Exercise directions: A complete response lists each line of the data below that includes the word "assert".

:: Data excerpts

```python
class FrontFwdArgs(C.Structure):
    _fields_ = [('struct_bytes', i64), ('cell', i32), ('gen', i32)] + [(n, vp) for n in (
        'gates', 'gh', 'w_x', 'w_hh', 'b_hn', 'w_p', 'b_p', 'hs', 'cs', 'x', 'xt', 'w_s', 'b_s', 'u', 's', 'first', 't_run',
        'ws')] + [(n, i64) for n in ('ldx', 'lds', 'ws_bytes')] + [(n, i32) for n in ('ldwx', 'T', 'B', 'S', 'fs', 'n_cu')]


class FrontBwdArgs(C.Structure):
    _fields_ = [('struct_bytes', i64), ('cell', i32), ('pad_', i32)] + [(n, vp) for n in (
        'ga', 'state', 'gh', 'x', 'dh_ext', 'dx_ext', 'w_hh', 'w_x', 'w_p', 'dgs', 'dgh', 'dxt', 'ws')] + [
        (n, i64) for n in ('ldx', 'lddx', 'ws_bytes')] + [(n, i32) for n in ('ldwx', 'T', 'B', 'S', 'fs', 'n_cu')]


class OptDesc(C.Structure):
# ... 12 lines not shown
    'ag_abi_version': (C.c_int, []),
    'ag_bce_logits_fwd_strided': (C.c_int, [vp, i64, i64, C.c_float, vp, vp, vp, vp, C.c_float, C.c_int, C.c_int, vp]),
    'ag_bce_logits_bwd_strided': (C.c_int, [vp, i64, i64, C.c_float, vp, vp, vp, C.c_float, vp, i64, i64, C.c_int, C.c_int, vp]),
    'ag_transpose_batched': (C.c_int, [vp, C.c_int, i64, i64, vp, C.c_int, i64, i64, C.c_int, C.c_int, C.c_int, vp]),
    'ag_defer_reduces': (C.c_int, [C.c_int]),
    'ag_flush_reduces': (C.c_int, [vp]),
    'ag_arch': (C.c_char_p, []),
    'ag_last_error': (C.c_char_p, []),
    'ag_last_kernel': (C.c_char_p, []),
    'ag_weight_norm_fwd': (C.c_int, [vp, C.c_int, C.c_int, vp]),
    'ag_weight_norm_bwd': (C.c_int, [vp, C.c_int, C.c_int, vp]),
    'ag_conv1d_engine': (C.c_int, [C.POINTER(ConvArgs), vp]),
    'ag_prep_conv_weight': (C.c_int, [vp, vp, vp, C.c_int, C.c_int, C.c_int, C.c_int, C.c_int, vp]),
    'ag_wpa_numel': (i64, [C.c_int, C.c_int, C.c_int]),
    'ag_wpb_numel': (i64, [C.c_int, C.c_int, C.c_int, C.c_int]),
    'ag_conv1d_wgrad': (C.c_int, [vp, i64, i64, vp, i64, i64, vp] + [C.c_int] * 8 + [vp]),
    'ag_conv1d_o1_fwd': (C.c_int, [vp, i64, i64, vp, vp, vp, i64, C.c_int, C.c_int, C.c_int, C.c_int, C.c_int,
                                   C.c_int, f32, vp]),
    'ag_conv1d_o1_bwd_data': (C.c_int, [vp, i64, vp, vp, i64, i64, C.c_int, C.c_int, C.c_int, C.c_int, C.c_int,
                                        C.c_int, vp]),
    'ag_conv1d_o1_wgrad': (C.c_int, [vp, i64, vp, i64, i64, vp, C.c_int, C.c_int, C.c_int, C.c_int, C.c_int, vp]),
    'ag_channel_sum': (C.c_int, [vp, i64, i64, vp, C.c_int, C.c_int, C.c_int, C.c_int, vp]),
    'ag_lstm_front_bwd_step': (C.c_int, [vp, C.c_int, vp, C.c_int, vp, C.c_int, C.c_int, vp, vp, C.c_int, vp, vp, vp,
                                         vp, vp, vp, C.c_int, C.c_int, vp]),
    'ag_leaky_bwd': (C.c_int, [vp, i64, i64, vp, i64, i64, vp, i64, i64, vp, i64, i64, vp, vp, C.c_int,
                               C.c_int, C.c_int, f32, vp]),
    'ag_gemm': (C.c_int, [vp, C.c_int, C.c_int, vp, C.c_int, C.c_int, vp, C.c_int, C.c_int,
                          C.c_int, C.c_int, f32, f32, vp, vp, C.c_int, C.c_int, f32, vp]),
    'ag_col_sum': (C.c_int, [vp, C.c_int, C.c_int, vp, C.c_int, C.c_int, C.c_int, vp]),
    'ag_lstm_cell_fwd': (C.c_int, [vp, C.c_int, vp, C.c_int, vp, C.c_int, vp, C.c_int, vp, C.c_int,
# ... 100 lines not shown
```

### audiogan_amd/common.py

```python
import torch

from . import kernels as K

PARAM_EPOCH = [0]


CAPTURE_EPOCH = [0]


def new_capture():
    CAPTURE_EPOCH[0] += 1
    return CAPTURE_EPOCH[0]


def capture_tag(dev):
    if torch.device(dev).type == 'cuda' and torch.cuda.is_current_stream_capturing():
        return CAPTURE_EPOCH[0]
    return None


def param_epoch(p):
    return getattr(p, '_ag_epoch', 0)


# ... 87 lines not shown


class Prepared(object):
    __slots__ = ('w', 'wpa', 'wpb', 'pad')

    def __init__(self, w=None, wpa=None, wpb=None, pad=0):
        self.w, self.wpa, self.wpb, self.pad = w, wpa, wpb, pad


class WNGroup(object):

    def __init__(self):
        self.items = []
        self._bufs = None
        self._key = None

    def add(self, v, g, stride=1, engine=False, pad=0):
        self.items.append(dict(v=v, g=g, stride=stride, engine=engine, pad=pad))
        return len(self.items) - 1

    def params(self):
        out = []
        for it in self.items:
            out += [it['v'], it['g']]
        return out

    def _alloc(self, dev):
        bufs = []
        for it in self.items:
            v = it['v']
# ... 15 lines not shown

    def _entries(self):
        return [dict(v=it['v'].data, g=it['g'].data.view(-1), w=p.w, wpa=p.wpa, wpb=p.wpb, stride=it['stride'],
                     pad=it.get('pad', 0)) for it, p in zip(self.items, self._bufs)]

    def prepare(self):
        key = self._current_key()
        if key != self._key:
            K.weight_norm_fwd(self._entries())
            self._mark_fresh(key)
        return self._bufs

    def _mark_fresh(self, key):
        self._key = key
        self._w16 = {}

    def w16(self, i):
        d = getattr(self, '_w16', None)
        if d is None:
            d = self._w16 = {}
        img = d.get(i)
        if img is None:
            keep = getattr(self, '_w16_buf', None)
            if keep is None:
                keep = self._w16_buf = {}
            img = d[i] = K.to_bf16(self._bufs[i].w, out=keep.get(i))
            keep[i] = img
        return img

    def zero_dws(self):
# ... 79 lines not shown
```

### audiogan_amd/csrc/conv_engine.hip

```cpp
#include "conv_engine_impl.h"

int ag_conv_cfg_1214(ConvP& p, hipStream_t st);
int ag_conv_cfg_2114(ConvP& p, hipStream_t st);
int ag_conv_cfg_1122(ConvP& p, hipStream_t st);
int ag_conv_cfg_2122(ConvP& p, hipStream_t st);
int ag_conv_cfg_2222(ConvP& p, hipStream_t st);
int ag_conv_cfg_1141(ConvP& p, hipStream_t st);

extern "C" int64_t ag_wpa_numel(int d0, int d1, int K) {
  const int cp2 = ag_roundup(d1, 2), mp = ag_roundup(d0, 32);
  return ag_wq_offset(cp2, K, mp) + ag_wq_floats(cp2, K, mp);
}
extern "C" int64_t ag_wpb_numel(int d0, int d1, int K, int stride) {
  const int cp2 = ag_roundup(d0, 2), mt = ag_cdiv(K, stride), mp = ag_roundup(d1 * stride, 32);
  return ag_wq_offset(cp2, mt, mp) + ag_wq_floats(cp2, mt, mp);
}

template <typename MainFn, typename TailFn>
static int main_and_tail(hipStream_t st, MainFn mainf, TailFn tailf) {
  const int rc = mainf(st);
  if (rc != AG_OK) return rc;
  const char* main_name = ag_last_kernel();
  const int rt = tailf(st);
  ag_note_kernel(main_name);
  return rt;
}

extern "C" int ag_conv1d_engine(const ag_conv_args* args, void* stream) {
  AG_REQUIRE(args != nullptr, "ag_conv1d_engine: null args");
  ConvP p;
  p.a = *args;
  const ag_conv_args& a = p.a;
  p.aligned = 0;
  p.rb = ag_precision() == AG_PREC_BF16;
  AG_REQUIRE(a.x && a.wp && a.y, "ag_conv1d_engine: null tensor");
  AG_REQUIRE(a.B > 0 && a.C > 0 && a.O > 0 && a.Lin > 0 && a.Lout > 0, "ag_conv1d_engine: bad shape");
  AG_REQUIRE(a.K > 0 && a.stride > 0 && a.pad >= 0, "ag_conv1d_engine: bad conv params");
  AG_REQUIRE(a.B <= 65535, "ag_conv1d_engine: batch > 65535");
  AG_REQUIRE(a.mode == 0 || a.mode == 1, "ag_conv1d_engine: bad mode");
  if (a.mode == 0) {
    p.taps = a.K;
    p.sp = a.stride;
    p.Mrows = a.O;
    p.n_lo = 0;
    p.n_cnt = a.Lout;
    AG_REQUIRE((int64_t)(a.Lout - 1) * a.stride - a.pad < a.Lin, "ag_conv1d_engine: Lout too large");
  } else {
    p.taps = ag_cdiv(a.K, a.stride);
    p.sp = 1;
    p.Mrows = a.O * a.stride;
    if (a.wp_pad == a.pad && ag_scatter_aligned(a.K, a.stride, a.pad)) {
      p.aligned = 1;
      p.n_lo = ag_cdiv(a.pad, a.stride);
      p.n_cnt = ag_cdiv(a.Lout, a.stride);
    } else {
      p.n_lo = a.pad / a.stride;
      const int n_hi = (a.Lout - 1 + a.pad) / a.stride;
      p.n_cnt = n_hi - p.n_lo + 1;
    }
  }
  if (ag_conv_c1_enabled()) {
    int rc = AG_OK;
    if (ag_conv_c1_try_fwd(a, p.rb, (hipStream_t)stream, &rc)) return rc;
    if (ag_conv_c1_try_bwdx(a, p.rb, (hipStream_t)stream, &rc)) return rc;
  }
  AG_REQUIRE(p.taps <= MAX_TAPS, "ag_conv1d_engine: more than %d taps", MAX_TAPS);
  p.sp_shift = ilog2_exact(p.sp);
  p.s_shift = ilog2_exact(a.stride);
  p.efast = (int64_t)a.O * a.y_cs * 4 < ((int64_t)1 << 31) && (!a.res || (int64_t)a.O * a.res_cs * 4 < ((int64_t)1 << 31));
  p.xvec = (((uintptr_t)a.x & 15) == 0) && (a.x_bs % 4 == 0) && (a.x_cs % 4 == 0);
  p.Cpad = ag_roundup(a.C, 2);
  p.Mpad = ag_roundup(p.Mrows, 32);
  hipStream_t st = (hipStream_t)stream;
  if (p.Mrows <= 32) return ag_conv_cfg_1214(p, st);
  const int tail0 = p.n_cnt % 128;
  const int tail = (p.n_cnt - tail0) / 128 < 8 ? tail0 : 0, main_cols = p.n_cnt - tail;
  if (p.Mrows <= 64) {
    if (tail > 0 && tail <= 32 && main_cols > 0) {
      ConvP qm = p, qt = p;
      qm.n_cnt = main_cols;
      qt.n_lo += main_cols;
      qt.n_cnt = tail;
      return main_and_tail(st, [&](hipStream_t s_) { return ag_conv_cfg_2114(qm, s_); },
                           [&](hipStream_t s_) { return ag_conv_cfg_1122(qt, s_); });
// ... 51 lines not shown
}

extern "C" int ag_prep_conv_weight(const float* w, float* wpa, float* wpb, int d0, int d1, int K,
                                   int stride, int pad, void* stream) {
  AG_REQUIRE(w && (wpa || wpb), "ag_prep_conv_weight: null tensor");
  AG_REQUIRE(d0 > 0 && d1 > 0 && K > 0 && stride > 0, "ag_prep_conv_weight: bad shape");
  int64_t n = 0;
  if (wpa) n = ag_wq_offset(ag_roundup(d1, 2), K, ag_roundup(d0, 32));
  const int64_t nbw = ag_wq_offset(ag_roundup(d0, 2), ag_cdiv(K, stride), ag_roundup(d1 * stride, 32));
  if (wpb && nbw > n) n = nbw;
  hipLaunchKernelGGL(prep_conv_weight_kernel, dim3((unsigned)ag_cdiv64(n, 256)), dim3(256), 0,
                     (hipStream_t)stream, w, wpa, wpb, d0, d1, K, stride, pad);
  AG_CHECK_LAUNCH("ag_prep_conv_weight");
  return AG_OK;
}
```

### audiogan_amd/csrc/conv_engine_impl.h

```cpp
#pragma once
#include "common.h"
#include <type_traits>

#define MAX_TAPS 32

struct ConvP {
  ag_conv_args a;
  int taps;
  int sp;
  int sp_shift;
  int ncols;
  int rowlen;
  int chs;
  int CC;
  int Cpad;
  int Mrows;
  int Mpad;
  int n_lo;
  int n_cnt;
  int xvec;
  int aligned;
  int efast;
  int s_shift;
  int ncols_tile;
// ... 14 lines not shown
                                                   int b, int row0, int n0, int wrow0, int wcol0, int l31, int h) {
  const ag_conv_args& a = p.a;
  if (!p.efast) return false;
  const unsigned OOB = 0x80000000u;
  const int ycs = (int)a.y_cs, rcs = (int)a.res_cs;
  int lenb = 0x7fffffff;
  if (a.lens_i64) {
    const int64_t l = a.lens_i64[b];
    lenb = l > 0x7fffffff ? 0x7fffffff : (int)l;
  }
  __amdgpu_buffer_rsrc_t yr = __builtin_amdgcn_make_buffer_rsrc(a.y + (int64_t)b * a.y_bs, 0, (int)((int64_t)a.O * a.y_cs * 4), 0x00020000);
  __amdgpu_buffer_rsrc_t rr = __builtin_amdgcn_make_buffer_rsrc(
      const_cast<float*>(a.res ? a.res + (int64_t)b * a.res_bs : a.y), 0, a.res ? (int)((int64_t)a.O * a.res_cs * 4) : 0, 0x00020000);
  const bool has_res = a.res != nullptr;
  const bool gate = a.act == AG_ACT_LEAKY_GATE;
  if (a.mode == 0) {
#pragma unroll
    for (int i = 0; i < TILES_O; ++i) {
#pragma unroll
      for (int e = 0; e < 16; ++e) {
        const int ro = wrow0 + 32 * i + (e & 3) + 8 * (e >> 2) + 4 * h;
        const int o = row0 + ro;
        const bool valid = o < p.Mrows;
        const float bo = bias_s[ro];
        const int rowy = o * ycs, rowr = o * rcs;
#pragma unroll
        for (int j = 0; j < TILES_T; ++j) {
          const int t = n0 + wcol0 + 32 * j + l31;
          const bool ok = valid && t < a.Lout;
          const unsigned yo = ok ? (unsigned)((rowy + t) * 4) : OOB;
          float v = acc[i][j][e] + bo;
// ... 4 lines not shown
          v = ag_apply_act(v, a.act, a.slope);
          if (t >= lenb) v = 0.f;
          if (a.accumulate) v += __uint_as_float(__builtin_amdgcn_raw_buffer_load_b32(yr, yo, 0, 0));
          __builtin_amdgcn_raw_buffer_store_b32(__float_as_uint(v), yr, yo, 0, 0);
        }
      }
    }
    return true;
  }
  const int s = a.stride;
  const int rho = a.pad % s;
  const bool rot4 = p.aligned && s == 4;
  const bool al4 = p.aligned && s % 4 == 0 && rho % 4 == 0;
  const bool sw2 = p.aligned && s == 2;
  if (!sw2 && (s % 4 != 0 || (p.aligned && !rot4 && !al4))) return false;
  {
    const int nlo = n0, nhi = n0 + p.ncols_tile - 1;
    int lo, hi;
    if (sw2) { lo = 2 * nlo - a.pad - 1; hi = 2 * nhi - a.pad + 1; }
    else if (rot4) { lo = 4 * (nlo - 1) - (a.pad - rho); hi = 4 * nhi - (a.pad - rho); }
    else if (p.aligned) { lo = s * (nlo - 1) + rho - a.pad; hi = s * nhi + rho - a.pad; }
    else { lo = s * nlo - a.pad; hi = s * (nhi + 1) - a.pad; }
    if (lo < 0 || hi > a.Lout) return false;
  }
  const bool need_pre = has_res || a.accumulate;
  if (sw2) {
#pragma unroll
    for (int i = 0; i < TILES_O; ++i) {
#pragma unroll
      for (int g = 0; g < 4; ++g) {
// ... 21 lines not shown
            if (u0 >= lenb) v0 = 0.f;
            if (u0 + 1 >= lenb) v1 = 0.f;
            if (a.accumulate) {
              v0 += __uint_as_float(__builtin_amdgcn_raw_buffer_load_b32(yr, yo, 0, 0));
              v1 += __uint_as_float(__builtin_amdgcn_raw_buffer_load_b32(yr, yo + 4u, 0, 0));
            }
            __builtin_amdgcn_raw_buffer_store_b32(__float_as_uint(v0), yr, yo, 0, 0);
            __builtin_amdgcn_raw_buffer_store_b32(__float_as_uint(v1), yr, yo + 4u, 0, 0);
          }
        }
      }
    }
    return true;
  }
  const int rot = rot4 ? rho : 0;
#pragma unroll
  for (int i = 0; i < TILES_O; ++i) {
    unsigned yo[4][TILES_T];
    cu32x4 pre[4][TILES_T];
#pragma unroll
    for (int g = 0; g < 4; ++g) {
      const int rowb = row0 + wrow0 + 32 * i + 8 * g + 4 * h;
      const bool valid = rowb < p.Mrows;
      const int o = p.s_shift >= 0 ? (rowb >> p.s_shift) : rowb / s;
      const int r = rowb - o * s;
      const int rowy = o * ycs, rowr = o * rcs;
#pragma unroll
      for (int j = 0; j < TILES_T; ++j) {
        const int n = n0 + wcol0 + 32 * j + l31;
        const int u0 = rot4 ? 4 * (n - 1) - (a.pad - rho) : s * (n - ((p.aligned && r >= rho) ? 1 : 0)) + r - a.pad;
// ... 39 lines not shown
        }
        __builtin_amdgcn_raw_buffer_store_b128(out, yr, yo[g][j], 0, 0);
      }
    }
  }
  return true;
}

template <int TILES_O, int TILES_T>
__device__ __forceinline__ void conv_epilogue_any(const ConvP& p, f32x16 (&acc)[TILES_O][TILES_T], const float* bias_s,
                                                  int b, int row0, int n0, int wrow0, int wcol0, int l31, int h) {
  const ag_conv_args& a = p.a;
  const int64_t lenb = a.lens_i64 ? a.lens_i64[b] : (int64_t)1 << 60;
  float* yb = a.y + (int64_t)b * a.y_bs;
  const float* rb = a.res ? a.res + (int64_t)b * a.res_bs : nullptr;
  const int s = a.stride;
  const int rho = a.pad % s;
#pragma unroll
  for (int i = 0; i < TILES_O; ++i) {
#pragma unroll
    for (int e = 0; e < 16; ++e) {
      const int ro = wrow0 + 32 * i + (e & 3) + 8 * (e >> 2) + 4 * h;
      const int row = row0 + ro;
      if (row >= p.Mrows) continue;
      const float bo = bias_s[ro];
      const int o = a.mode == 0 ? row : row / s;
      const int r = row - o * s;
#pragma unroll
      for (int j = 0; j < TILES_T; ++j) {
        const int n = n0 + wcol0 + 32 * j + l31;
        const int u = a.mode == 0 ? n : s * (n - ((p.aligned && r >= rho) ? 1 : 0)) + r - a.pad;
        if (u < 0 || u >= a.Lout) continue;
        float v = acc[i][j][e] + bo;
        if (rb) {
          const float rv = rb[(int64_t)o * a.res_cs + u];
          v = a.act == AG_ACT_LEAKY_GATE ? (rv > 0.f ? v : v * a.slope) : v + rv;
        }
        v = ag_apply_act(v, a.act, a.slope);
        if (u >= lenb) v = 0.f;
        float* dst = yb + (int64_t)o * a.y_cs + u;
        if (a.accumulate) v += *dst;
        *dst = v;
      }
    }
  }
}

template <int TILES_O, int TILES_T>
__device__ __forceinline__ void conv_epilogue(const ConvP& p, f32x16 (&acc)[TILES_O][TILES_T], const float* bias_s,
                                              int b, int row0, int n0, int wrow0, int wcol0, int l31, int h) {
  if (!conv_epilogue_fast<TILES_O, TILES_T>(p, acc, bias_s, b, row0, n0, wrow0, wcol0, l31, h))
    conv_epilogue_any<TILES_O, TILES_T>(p, acc, bias_s, b, row0, n0, wrow0, wcol0, l31, h);
}

template <int TILES_O, int TILES_T, int WAVES_O, int WAVES_T, int TAPS, int S0>
__global__ __launch_bounds__(512) __attribute__((amdgpu_waves_per_eu(4, 4))) void conv_engine_kernel(const ConvP p) {
// ... 628 lines not shown
```

### audiogan_amd/kernels.py

```python
import ctypes as C

import torch

from . import _lib
from ._lib import lib, check, ACT_NONE, ACT_LEAKY, ACT_TANH, ACT_LEAKY_GATE, OPT_RMSPROP, OPT_ADAM

LEAKY_SLOPE = 0.01


def _stream():
    return C.c_void_p(torch.cuda.current_stream().cuda_stream)


def _p(t):
    return C.c_void_p(t.data_ptr()) if t is not None else C.c_void_p(0)


def _chk(t, name, dtype=torch.float32):
    if t is None:
        return
    if not t.is_cuda:
        raise RuntimeError('audiogan_amd: %s must be a CUDA (HIP) tensor; there is no CPU path' % name)
    if t.dtype != dtype:
        raise TypeError('audiogan_amd: %s must be %s, got %s' % (name, dtype, t.dtype))
# ... 278 lines not shown


def prep_conv_weight(w, wpa, wpb, stride, pad=0):
    _chk(w, 'w'); _chk(wpa, 'wpa'); _chk(wpb, 'wpb')
    assert w.dim() == 3 and w.is_contiguous()
    d0, d1, K = w.shape
    if wpa is not None:
        assert wpa.numel() == wpa_numel(d0, d1, K)
    if wpb is not None:
        assert wpb.numel() == wpb_numel(d0, d1, K, stride)
    check(lib.ag_prep_conv_weight(_p(w), _p(wpa), _p(wpb), d0, d1, K, stride, int(pad), _stream()),
          'ag_prep_conv_weight')
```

::::

Solution below:
    assert w.dim() == 3 and w.is_contiguous()
        assert wpa.numel() == wpa_numel(d0, d1, K)
        assert wpb.numel() == wpb_numel(d0, d1, K, stride)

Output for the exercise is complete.